A documentary genealogical study of Pope Leo XIV's family by Henry Louis Gates in collaboration with the American Ancestors genealogy society and the Cuban Genealogy Club of Miami was published in The New York Times in June 2025. Looking at both his maternal and paternal ancestors, the study "so far identified, 40 are from France, 24 are from Italy and 21 are from Spain." [1] It was able to trace his father's side to Italy and France, and his mother's side to Spain and France. His paternal heritage comes from relatively recent immigration to Illinois in the United States from Italy and France. Several of his French ancestors on his maternal side came through French Canada (Quebec), and several of his Spanish ancestors through Havana, Cuba. Over generations, some of them made their way to French Louisiana, Spanish Louisiana or the state of Louisiana (see Louisiana Creole). In Louisiana, at least seventeen of his maternal ancestors are described in documents as having some measure of black African heritage (creoles of color), using such terms as mulatto, mulatress, mulâtress créole, free person of color, and quadroon. The pope's maternal grandparents migrated to Illinois from Louisiana in the early 1900s. [1]

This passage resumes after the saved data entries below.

@@ -327,10 +331,12 @@
             try:
                 return (yield from self._generate_in_pool(server, job, eng, dev, input_ids, row_map, video_rows, B, S, P0, do_sample, temperature, top_k,
                                                           top_p, max_new_tokens, uniforms, forced_tokens, return_dict_in_generate, lens,
-                                                          new_tokens_only))
+                                                          new_tokens_only, video_index))
             finally:
                 if not job.finished:
                     server.abandon(job)
+        if video_index is not None:
+            video_rows, video_index = video_rows.index_select(0, video_index), None
         if lens is not None:
             return (yield from self._generate_split_by_rows(input_ids, video_rows, rows_per_sample, uniforms, forced_tokens, pad,
                                                             dict(do_sample=do_sample, temperature=temperature, max_new_tokens=max_new_tokens, output_scores=output_scores,
@@ -380,25 +386,28 @@
         return merged
 
     def _generate_in_pool(self, server, job, eng, dev, input_ids, row_map, video_rows, B, S, P0, do_sample, temperature, top_k, top_p,
-                          max_new_tokens, uniforms, forced_tokens, return_dict_in_generate, lens=None, new_tokens_only=False):
+                          max_new_tokens, uniforms, forced_tokens, return_dict_in_generate, lens=None, new_tokens_only=False, video_index=None):
         pool = job.pool
         for ev in job.free_events:
             torch.cuda.current_stream(dev).wait_event(ev)
         batched = getattr(server, "prefill_batch", 1) > 1
         if not batched and getattr(server, "fifo_prefill", False) and server.prefill_tail is not None:
             torch.cuda.current_stream(dev).wait_event(server.prefill_tail)
-        if 16 <= P0 < S:
-            flat = torch.cat([row_map[0, :P0], row_map[:, P0:].reshape(-1)])[None]
-            h, p0 = eng.splice_embed(flat, video_rows)[0], P0
+        flat, p0 = (torch.cat([row_map[0, :P0], row_map[:, P0:].reshape(-1)])[None], P0) if 16 <= P0 < S else (row_map, 0)
+        slot = server.prefill_rows(int(flat.numel())) if batched and hasattr(server, "prefill_rows") else None
+        if slot is not None:
+            h = eng.assemble_rows(flat, video_rows, video_index, slot.buf, slot.row0)
         else:
-            h, p0 = eng.splice_embed(row_map, video_rows).view(B * S, -1), 0
+            if video_index is not None:
+                video_rows, video_index = video_rows.index_select(0, video_index), None
+            h = eng.splice_embed(flat, video_rows).view(int(flat.numel()), -1)
         if lens is not None and not batched:
             raise NotImplementedError("ragged generates need a DecodeServer with prefill_batch > 1 (its prefill passes carry the per-sequence last rows)")
         if do_sample and uniforms is None:
             uniforms = (torch.rand(max_new_tokens, B, device=dev) if self.uniform_fn is None
                         else torch.stack([self.uniform_fn(s_, B).to(dev).float() for s_ in range(max_new_tokens)]))
         if batched:
-            ticket = server.submit_prefill(job, h, B, p0, lens)
+            ticket = server.submit_prefill(job, h, B, p0, lens, slot=slot) if slot is not None else server.submit_prefill(job, h, B, p0, lens)
             from .. import sched
             while ticket.ready is None:
                 yield sched.RETRY
diff --git a/revisionllm_amd/parallel.py b/revisionllm_amd/parallel.py
--- a/revisionllm_amd/parallel.py
+++ b/revisionllm_amd/parallel.py
@@ -75,6 +75,8 @@
 
 
 class HipStages:
+
+    planned_rows = True
 
     def __init__(self, model, tokenizer):
         self.model, self.tokenizer = model, tokenizer
@@ -166,7 +168,8 @@
             cls_local, cos_local = _gated(stages, world, lambda: (allgather_rows(cls_local, W, group),
                                                                   allgather_rows(cos_local[:, None], W, group)[:, 0]))
         cos_all.append(cos_local)
-        rows.extend(stage2.build_call_rows(cls_local, plan, None, index[qi]))
+        rows.extend(stage2.plan_call_rows(cls_local, index[qi]) if getattr(stages, "planned_rows", False) and hasattr(stages, "generate_steps")
+                    else stage2.build_call_rows(cls_local, plan, None, index[qi]))
         for c in range(nc):
             prompts[qi * nc + c] = "<video>\n" + stage2.QUERY_TEMPLATE.format(sentence)
     p = PendingQuery()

Leo XIV's father, Louis Marius Prevost (born Louis Lanti Omarius Prevost; July 28, 1920 – November 8, 1997), was born in Chicago. [7] He was raised at 5465 S. Ellis Avenue in the Hyde Park neighborhood on the city's South Side. [8] He graduated from Woodrow Wilson Junior College in June 1940. [9] Louis Prevost served in the United States Navy during World War II, commanding an infantry landing craft in the Normandy landings and later participated in Operation Dragoon in southern France. By the end of his 15-month deployment, he achieved the rank of lieutenant, junior grade. [7] He received a Master of Arts degree from DePaul University in 1949. [9] He later became superintendent of Brookwood School District 167 in Glenwood, Illinois. [10] [11] He was also a catechist. [7] In 1949, he purchased a house at 212 East 141st Place in Dolton, Illinois, where he raised his three children. [12] In 1964, he was serving as a reader and commentator at the transitional vernacular Mass after Vatican II. [13] He died in Homewood on November 8, 1997, and was buried at Assumption Cemetery in Glenwood. [10]

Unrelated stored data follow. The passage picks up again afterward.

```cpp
DEV float slab_rcp(float x) { return fmin_(fmax_(__builtin_amdgcn_rcpf(x), -1e20f), 1e20f); }
DEV void test_tri(const float4 *__restrict__ tris, uint32_t slot, V3 o, V3 d, float maxt, Hit &best) {
    float4 a = tris[3 * slot], b = tris[3 * slot + 1], c = tris[3 * slot + 2];
// ... 15 lines not shown
template <bool ANY_HIT>
DEV Hit trace(SceneRef sc, const Ray &r, int *__restrict__ stack ) {
    Hit best; best.t = kInf; best.u = best.v = 0.f; best.prim = 0xffffffffu;
    if (sc.n_faces == 0) return best;
    const V3 o = r.o, d = r.d;
    if (sc.root_is_leaf) {
        for (uint32_t i = 0; i < sc.root_leaf_count; ++i) test_tri(sc.tris, sc.root_leaf_first + i, o, d, r.maxt, best);
        return best;
    }
    const float ix = slab_rcp(d.x), iy = slab_rcp(d.y), iz = slab_rcp(d.z);
    const float ox = -o.x * ix, oy = -o.y * iy, oz = -o.z * iz;
    const f32x2 vix = { ix, ix }, viy = { iy, iy }, viz = { iz, iz }, vox = { ox, ox }, voy = { oy, oy }, voz = { oz, oz };
    const uint32_t DONE = 0x7fffffffu;
    int sp = 0; uint32_t cur = 0;
    for (;;) {
        while (cur < DONE) {
            const float4 *nd = sc.nodes + 4 * (size_t) cur;
            float4 n0 = nd[0], n1 = nd[1], n2 = nd[2], n3 = nd[3];
            float limit = fmin_(best.t, r.maxt);
            const f32x2 vax = pk_fma(f32x2{ n0.x, n0.y }, vix, vox), vay = pk_fma(f32x2{ n0.z, n0.w }, viy, voy), vaz = pk_fma(f32x2{ n2.x, n2.y }, viz, voz);
            const f32x2 vbx = pk_fma(f32x2{ n1.x, n1.y }, vix, vox), vby = pk_fma(f32x2{ n1.z, n1.w }, viy, voy), vbz = pk_fma(f32x2{ n2.z, n2.w }, viz, voz);
            const float ax0 = vax.x, ax1 = vax.y, ay0 = vay.x, ay1 = vay.y, az0 = vaz.x, az1 = vaz.y;
            const float bx0 = vbx.x, bx1 = vbx.y, by0 = vby.x, by1 = vby.y, bz0 = vbz.x, bz1 = vbz.y;
            float tmin0 = fmax_(fmax_(fmin_(ax0, ax1), fmin_(ay0, ay1)), fmax_(fmin_(az0, az1), 0.f));
            float tmax0 = fmin_(fmin_(fmax_(ax0, ax1), fmax_(ay0, ay1)), fmin_(fmax_(az0, az1), limit));
            float tmin1 = fmax_(fmax_(fmin_(bx0, bx1), fmin_(by0, by1)), fmax_(fmin_(bz0, bz1), 0.f));
            float tmax1 = fmin_(fmin_(fmax_(bx0, bx1), fmax_(by0, by1)), fmin_(fmax_(bz0, bz1), limit));
            bool h0 = tmin0 <= tmax0 * 1.000002f, h1 = tmin1 <= tmax1 * 1.000002f;
            int r0 = (int) f2u(n3.x), r1 = (int) f2u(n3.y);
            uint32_t c0 = r0 < 0 ? (0x80000000u | (uint32_t) ~r0) : (uint32_t) r0;
            uint32_t c1 = r1 < 0 ? (0x80000000u | (uint32_t) ~r1) : (uint32_t) r1;
            if (h0 && h1) {
                bool swap = tmin1 < tmin0;
                stack[sp * LRT_BLOCK] = (int) (swap ? c0 : c1); ++sp;
                cur = swap ? c1 : c0;
            } else if (h0 || h1) cur = h0 ? c0 : c1;
            else if (sp == 0) cur = DONE;
            else { --sp; cur = (uint32_t) stack[sp * LRT_BLOCK]; }
        }
        if (cur == DONE) break;
        uint32_t slot = cur & 0x7fffffffu; bool last;
        do { last = sc.tris[3 * slot + 1].w != 0.f; test_tri(sc.tris, slot, o, d, r.maxt, best); ++slot; } while (!last);
        if (ANY_HIT && best.prim != 0xffffffffu) return best;
        if (sp == 0) break;
        --sp; cur = (uint32_t) stack[sp * LRT_BLOCK];
    }
    return best;
}

struct GlobalTracer {
    static constexpr bool kExt = false;
    SceneRef sc; int *stack;
    DEV Hit closest(const Ray &r) const { return trace<false>(sc, r, stack); }
    DEV Hit any(const Ray &r) const { return trace<true>(sc, r, stack); }
    DEV SI surface(SceneRef s, const Ray &r, const Hit &h) const;
};

struct LdsScene {
    const float4 *nodes; const float4 *verts; const uint2 *tris;
    uint32_t n_faces, root_is_leaf, root_first, root_count;
};
#define LRT_LDS_BLOCK_MAX 1024

DEV void test_tri_lds(const LdsScene &L, uint2 ix, uint32_t slot, V3 o, V3 d, float maxt, Hit &best) {
    float4 a = L.verts[ix.x & 0xffffu], b = L.verts[ix.x >> 16], c = L.verts[ix.y & 0xffffu];
    V3 p0(a.x, a.y, a.z), e1(b.x - a.x, b.y - a.y, b.z - a.z), e2(c.x - a.x, c.y - a.y, c.z - a.z);
    V3 pvec = cross(d, e2);
    float inv_det = rcp(dot(e1, pvec));
    V3 tvec = o - p0;
    float u = dot(tvec, pvec) * inv_det;
    if (!(u >= 0.f && u <= 1.f)) return;
    V3 qvec = cross(tvec, e1);
    float v = dot(d, qvec) * inv_det;
    if (!(v >= 0.f && u + v <= 1.f)) return;
    float t = dot(e2, qvec) * inv_det;
    if (!(t >= 0.f && t <= maxt)) return;
    if (t > best.t) return;
    uint32_t f = ix.y >> 17;
    if (t < best.t || f < (best.prim & 0x7fffu)) { best.t = t; best.u = u; best.v = v; best.prim = f | (slot << 16); }
}

#ifdef LRT_TRAV_STATS
__device__ unsigned long long g_trav[8];
#define LRT_TRAV_COUNT(k) { const unsigned long long m_ = __ballot(true); if ((threadIdx.x & 63u) == (uint32_t) (__ffsll((long long) m_) - 1)) { atomicAdd(&g_trav[(ANY_HIT ? 4 : 0) + k], 1ull); atomicAdd(&g_trav[(ANY_HIT ? 4 : 0) + k + 1], (unsigned long long) __popcll(m_)); } }
#else
#define LRT_TRAV_COUNT(k)
#endif
template <bool ANY_HIT, int STRIDE>
DEV Hit trace_lds(const LdsScene &L, const Ray &r, uint16_t *__restrict__ stack ) {
    Hit best; best.t = kInf; best.u = best.v = 0.f; best.prim = 0xffffffffu;
    if (L.n_faces == 0) return best;
    const V3 o = r.o, d = r.d;
    if (L.root_is_leaf) {
        for (uint32_t i = 0; i < L.root_count; ++i) test_tri_lds(L, L.tris[L.root_first + i], L.root_first + i, o, d, r.maxt, best);
        if (best.prim != 0xffffffffu) { best.slot = best.prim >> 16; best.prim &= 0x7fffu; }
        return best;
    }
    const float ix = slab_rcp(d.x), iy = slab_rcp(d.y), iz = slab_rcp(d.z);
    const float ox = -o.x * ix, oy = -o.y * iy, oz = -o.z * iz;
    const f32x2 vix = { ix, ix }, viy = { iy, iy }, viz = { iz, iz }, vox = { ox, ox }, voy = { oy, oy }, voz = { oz, oz };
    const uint32_t DONE = 0x10000u;
    int sp = 0; uint32_t cur = 0;
    for (;;) {
        while (cur < 0x8000u) {
            LRT_TRAV_COUNT(0)
            const float4 *nd = L.nodes + 4 * cur;
            float4 n0 = nd[0], n1 = nd[1], n2 = nd[2], n3 = nd[3];
            float limit = fmin_(best.t, r.maxt);
            const f32x2 vax = pk_fma(f32x2{ n0.x, n0.y }, vix, vox), vay = pk_fma(f32x2{ n0.z, n0.w }, viy, voy), vaz = pk_fma(f32x2{ n2.x, n2.y }, viz, voz);
            const f32x2 vbx = pk_fma(f32x2{ n1.x, n1.y }, vix, vox), vby = pk_fma(f32x2{ n1.z, n1.w }, viy, voy), vbz = pk_fma(f32x2{ n2.z, n2.w }, viz, voz);
            const float ax0 = vax.x, ax1 = vax.y, ay0 = vay.x, ay1 = vay.y, az0 = vaz.x, az1 = vaz.y;
            const float bx0 = vbx.x, bx1 = vbx.y, by0 = vby.x, by1 = vby.y, bz0 = vbz.x, bz1 = vbz.y;
            float tmin0 = fmax_(fmax_(fmin_(ax0, ax1), fmin_(ay0, ay1)), fmax_(fmin_(az0, az1), 0.f));
            float tmax0 = fmin_(fmin_(fmax_(ax0, ax1), fmax_(ay0, ay1)), fmin_(fmax_(az0, az1), limit));
            float tmin1 = fmax_(fmax_(fmin_(bx0, bx1), fmin_(by0, by1)), fmax_(fmin_(bz0, bz1), 0.f));
            float tmax1 = fmin_(fmin_(fmax_(bx0, bx1), fmax_(by0, by1)), fmin_(fmax_(bz0, bz1), limit));
            bool h0 = tmin0 <= tmax0 * 1.000002f, h1 = tmin1 <= tmax1 * 1.000002f;
            const uint32_t c0 = f2u(n3.x), c1 = f2u(n3.y);
            if (h0 && h1) {
                bool swap = tmin1 < tmin0;
                stack[sp * STRIDE] = (uint16_t) (swap ? c0 : c1); ++sp;
                cur = swap ? c1 : c0;
            } else if (h0 || h1) cur = h0 ? c0 : c1;
            else if (sp == 0) cur = DONE;
            else { --sp; cur = stack[sp * STRIDE]; }
        }
        if (cur == DONE) break;
        uint32_t slot = cur & 0x7fffu, last;
        do {
            LRT_TRAV_COUNT(2)
            const uint2 ix = L.tris[slot];
            last = (ix.y >> 16) & 1u;
            test_tri_lds(L, ix, slot, o, d, r.maxt, best);
            ++slot;
        } while (!last);
        if (ANY_HIT && best.prim != 0xffffffffu) return best;
        if (sp == 0) break;
        --sp; cur = stack[sp * STRIDE];
    }
    if (best.prim != 0xffffffffu) { best.slot = best.prim >> 16; best.prim &= 0x7fffu; }
    return best;
}

template <int STRIDE>
struct LdsTracer {
    static constexpr bool kExt = false;
    const LdsScene &L; uint16_t *stack;
    DEV Hit closest(const Ray &r) const { return trace_lds<false, STRIDE>(L, r, stack); }
    DEV Hit any(const Ray &r) const { return trace_lds<true, STRIDE>(L, r, stack); }
    DEV SI surface(SceneRef s, const Ray &r, const Hit &h) const;
};

DEV float dist_grid_lower_bound(GridRef g, V3 p) {
    float fx = (p.x - g.lo[0]) * g.inv_cell, fy = (p.y - g.lo[1]) * g.inv_cell, fz = (p.z - g.lo[2]) * g.inv_cell;
    int ix = min(max((int) fx, 0), g.n[0] - 1), iy = min(max((int) fy, 0), g.n[1] - 1), iz = min(max((int) fz, 0), g.n[2] - 1);
    union { uint16_t u; _Float16 h; } cv; cv.u = g.d[(uint32_t) ((iz * g.n[1] + iy) * g.n[0] + ix)];
    float D = (float) cv.h;
    float cx = fx - ((float) ix + .5f), cy = fy - ((float) iy + .5f), cz = fz - ((float) iz + .5f);
    return D - __builtin_amdgcn_sqrtf(cx * cx + cy * cy + cz * cz) * (g.cell * 1.001f);
}

#ifndef LRT_GRID_STEPS
#define LRT_GRID_STEPS 3
#endif
template <int STEPS = LRT_GRID_STEPS>
DEV bool segment_proven_empty(GridRef g, V3 o, V3 d, float maxt) {
    if (!g.enabled || !(maxt < 1e30f)) return false;
    float len = __builtin_amdgcn_sqrtf(dot(d, d));
    float remaining = maxt * len * 1.01f, inv_len = __builtin_amdgcn_rcpf(len);
    V3 p = o;
    for (int k = 0; k < STEPS; ++k) {
        float lb = dist_grid_lower_bound(g, p);
        if (remaining < lb) return true;
        if (!(lb > .5f * g.cell)) return false;
        float adv = lb * .99f;
        p = p + d * (adv * inv_len);
        remaining -= adv * .995f;
    }
    return false;
}

template <int K>
DEV bool segment_covered_by_balls(GridRef g, V3 o, V3 d, float maxt, float start = 0.f) {
    if (!g.enabled || !(maxt < 1e30f)) return false;
    const float len = __builtin_amdgcn_sqrtf(dot(d, d));
    const float L = maxt * len * 1.01f;
#define LRT_FRAC(k) (((float) (k) + .5f) / (float) K)
    float lb[K];
#pragma unroll
    for (int k = 0; k < K; ++k) lb[k] = dist_grid_lower_bound(g, fma3(d, maxt * LRT_FRAC(k), o)) * .995f;
    float covered = start; bool ok = true;
#pragma unroll
    for (int k = 0; k < K; ++k) {
        const float c = L * LRT_FRAC(k);
        ok = ok && (lb[k] > 0.f) && (c - lb[k] <= covered);
        covered = fmax_(covered, c + lb[k]);
    }
    return ok && covered >= L;
#undef LRT_FRAC
}

// ... 1193 lines not shown
```

liverrenderer_amd/csrc/kernels.h:

```cpp
#pragma once
#include "dshade.h"
#include "record.h"

namespace lrt {

#ifndef LRT_STAMP_KIND
#define LRT_STAMP_KIND 0
#endif
struct StampClock {
    unsigned long long *acc; unsigned long long t; bool on;
    DEV void start(unsigned long long *a, bool enable) { acc = a; on = enable; t = on ? __builtin_amdgcn_s_memtime() : 0ull; }
    DEV void at(int k) { if (on) { const unsigned long long now = __builtin_amdgcn_s_memtime(); if ((threadIdx.x & 63u) == 0) atomicAdd(&acc[k], now - t); t = now; } }
};

template <bool LD>
DEV uint64_t lane_rng_inc(RpRef rp, uint32_t lane) {
    if (LD) {
        const uint32_t pixel = (rp.log2_spp != 0xffffffffu) ? (lane >> rp.log2_spp) : (lane / rp.spp);
        uint32_t v0, v1; tea32(rp.base_seed, rp.spp * pixel + rp.seed, &v0, &v1);
        return (uint64_t) v0 | ((uint64_t) (rp.pass_index * rp.spp + (lane - pixel * rp.spp)) << 32);
    }
    uint32_t v0, v1; tea32(rp.seed_value, lane, &v0, &v1);
    return ((uint64_t) v1 << 1) | 1u;
}
// ... 13 lines not shown
    SamplerT<LD> r; r.ld_count = rp.ld_count; r.state = state;
    if (LD) {
        const uint32_t pixel = (rp.log2_spp != 0xffffffffu) ? (lane >> rp.log2_spp) : (lane / rp.spp);
        r.inc = (uint64_t) word | ((uint64_t) (rp.pass_index * rp.spp + (lane - pixel * rp.spp)) << 32);
    } else r.inc = ((uint64_t) word << 1) | 1u;
    r.ld_prepare(); return r;
}
template <bool LD> DEV uint32_t lane_rng_word(const SamplerT<LD> &r) { return LD ? (uint32_t) r.inc : (uint32_t) (r.inc >> 1); }
DEV uint64_t lane_local_index(RpRef rp, uint32_t lane) {
    if (!rp.pixel_slot) return lane;
    const uint32_t pixel = (rp.log2_spp != 0xffffffffu) ? (lane >> rp.log2_spp) : (lane / rp.spp);
    return (uint64_t) rp.pixel_slot[pixel] * rp.spp + (lane - pixel * rp.spp);
}
DEV uint32_t slot_to_lane(RpRef rp, const uint32_t *__restrict__ pixel_list, uint64_t j) {
    if (!pixel_list) return (uint32_t) j;
    const uint32_t pj = (rp.log2_spp != 0xffffffffu) ? (uint32_t) (j >> rp.log2_spp) : (uint32_t) (j / rp.spp);
    return pixel_list[pj] * rp.spp + (uint32_t) (j - (uint64_t) pj * rp.spp);
}
template <bool LD>
DEV SamplerT<LD> lane_rng_pass_start(RpRef rp, uint32_t lane, uint64_t j) {
    SamplerT<LD> r = lane_rng_fresh<LD>(rp, lane);
    if (!LD && rp.pass_index > 0) r.state = rp.pass_in[j];
    return r;
}
DEV void lane_jitter(RpRef rp, uint32_t lane, uint64_t j, float &jx, float &jy) {
    if (rp.ld_count) { SamplerT<true> r = lane_rng_pass_start<true>(rp, lane, j); r.next2(jx, jy); }
    else { SamplerT<false> r = lane_rng_pass_start<false>(rp, lane, j); r.next2(jx, jy); }
}

DEV void lane_to_pixel(SceneRef sc, RpRef rp, uint32_t lane, int *px, int *py) {
    uint32_t idx = (rp.log2_spp != 0xffffffffu) ? (lane >> rp.log2_spp) : (lane / rp.spp);
    uint32_t W = (uint32_t) sc.film.width;
    uint32_t y = idx / W, x = idx - y * W;
    *px = (int) x + sc.film.crop_offset_x; *py = (int) y + sc.film.crop_offset_y;
}

DEV Ray camera_ray(SceneRef sc, float ax, float ay) {
    const LRT_CONST float *m = sc.cam.s2c;
    V3 p(ax + sc.cam.ppo_x, ay + sc.cam.ppo_y, 0.f);
    float r[4];
#pragma unroll
    for (int i = 0; i < 4; ++i) r[i] = fma_(m[4 * i + 2], p.z, fma_(m[4 * i + 1], p.y, fma_(m[4 * i + 0], p.x, m[4 * i + 3])));
    V3 near_p(r[0] / r[3], r[1] / r[3], r[2] / r[3]);
    V3 d = normalize(near_p);
    Ray ray;
    ray.o = V3(sc.cam.to_world[3], sc.cam.to_world[7], sc.cam.to_world[11]);
    ray.d = xform_vec12(sc.cam.to_world, d);
    float inv_z = rcp(d.z), near_t = sc.cam.near_clip * inv_z, far_t = sc.cam.far_clip * inv_z;
    ray.o = ray.o + ray.d * near_t;
    ray.maxt = far_t - near_t;
    return ray;
}

template <bool LD>
DEV PathState generate_camera_path(SceneRef sc, RpRef rp, const uint32_t *__restrict__ pixel_list, uint64_t j) {
    uint32_t lane;
    if (pixel_list) { uint32_t pj = (rp.log2_spp != 0xffffffffu) ? (uint32_t) (j >> rp.log2_spp) : (uint32_t) (j / rp.spp); lane = pixel_list[pj] * rp.spp + (uint32_t) (j - (uint64_t) pj * rp.spp); }
    else lane = (uint32_t) j;
    SamplerT<LD> rng = lane_rng_pass_start<LD>(rp, lane, j);
    int px, py; lane_to_pixel(sc, rp, lane, &px, &py);
    float jx, jy; rng.next2(jx, jy);
    float spx = (float) px + jx, spy = (float) py + jy;
    Ray ray = camera_ray(sc, fma_(spx, sc.film.scale_x, sc.film.offset_x), fma_(spy, sc.film.scale_y, sc.film.offset_y));
    PathState s;
    s.o = ray.o; s.d = ray.d; s.maxt = ray.maxt; s.eta = 1.f; s.tp = V3(1.f); s.res = V3(0.f); s.lp = V3(0.f); s.last_pdf = 1.f; s.lane = lane;
    s.tdepth = 0.f; s.si_t = kInf; s.ff_t = u2f(0x7fc00000u); s.bio_dist = u2f(0x7fc00000u); s.bio_hep = false; s.hit = make_float4(0.f, 0.f, 0.f, 0.f);
    for (int a = 0; a < 2; ++a) for (int i = 0; i < 3; ++i) for (int j = 0; j < 3; ++j) s.W[a][i][j] = 1.f;
    bool env_visible = !rp.hide_emitters && sc.env.type >= 0;
    uint32_t flags = env_visible ? PF_VALID : 0u;
    if (rp.integrator == LRT_INTEGRATOR_PATH) flags |= PF_SPECULAR;
    else {
        if (!rp.hide_emitters) flags |= PF_SPECULAR;
        uint32_t channel = min((uint32_t) (rng.next() * 3.f), 2u);
        flags |= channel << PF_CHANNEL_SHIFT;
        flags |= (uint32_t) (sc.cam.medium + 1) << PF_MEDIUM_SHIFT;
        if (rp.integrator == LRT_INTEGRATOR_BIOVOLPATH06) flags |= PF_BIO_EMIT | PF_BIO_FULL;
    }
    s.flags = flags; s.rng_state = rng.state; s.rng_word = lane_rng_word<LD>(rng);
    return s;
}

#include "film.h"
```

Leo XIV's paternal grandparents were John Riggitano Prevost (born Salvatore Giovanni Gaetano Riggitano, June 24, 1876 – May 22, 1960), a Sicilian immigrant from Milazzo near Messina; [14] and Suzanne Louise Marie Fontaine (February 2, 1894 – October 10, 1979), a French immigrant who was born in Le Havre, Normandy. [15] [16] Riggitano was born on June 24, 1876, to Santi and Maria ( née Alioto), [14] [17] emigrated to the United States in 1903 during the first Italian diaspora, [18] and settled in Illinois, where he worked as a teacher of music and language. [14] Fontaine was born in 1894 to Jeanne-Eugénie ( née Prévost) [14] and Ernest-Auguste Fontaine. The latter was born on September 17, 1857 in Saint-Pierre-sur-Dives, Normandy region. [19] [16]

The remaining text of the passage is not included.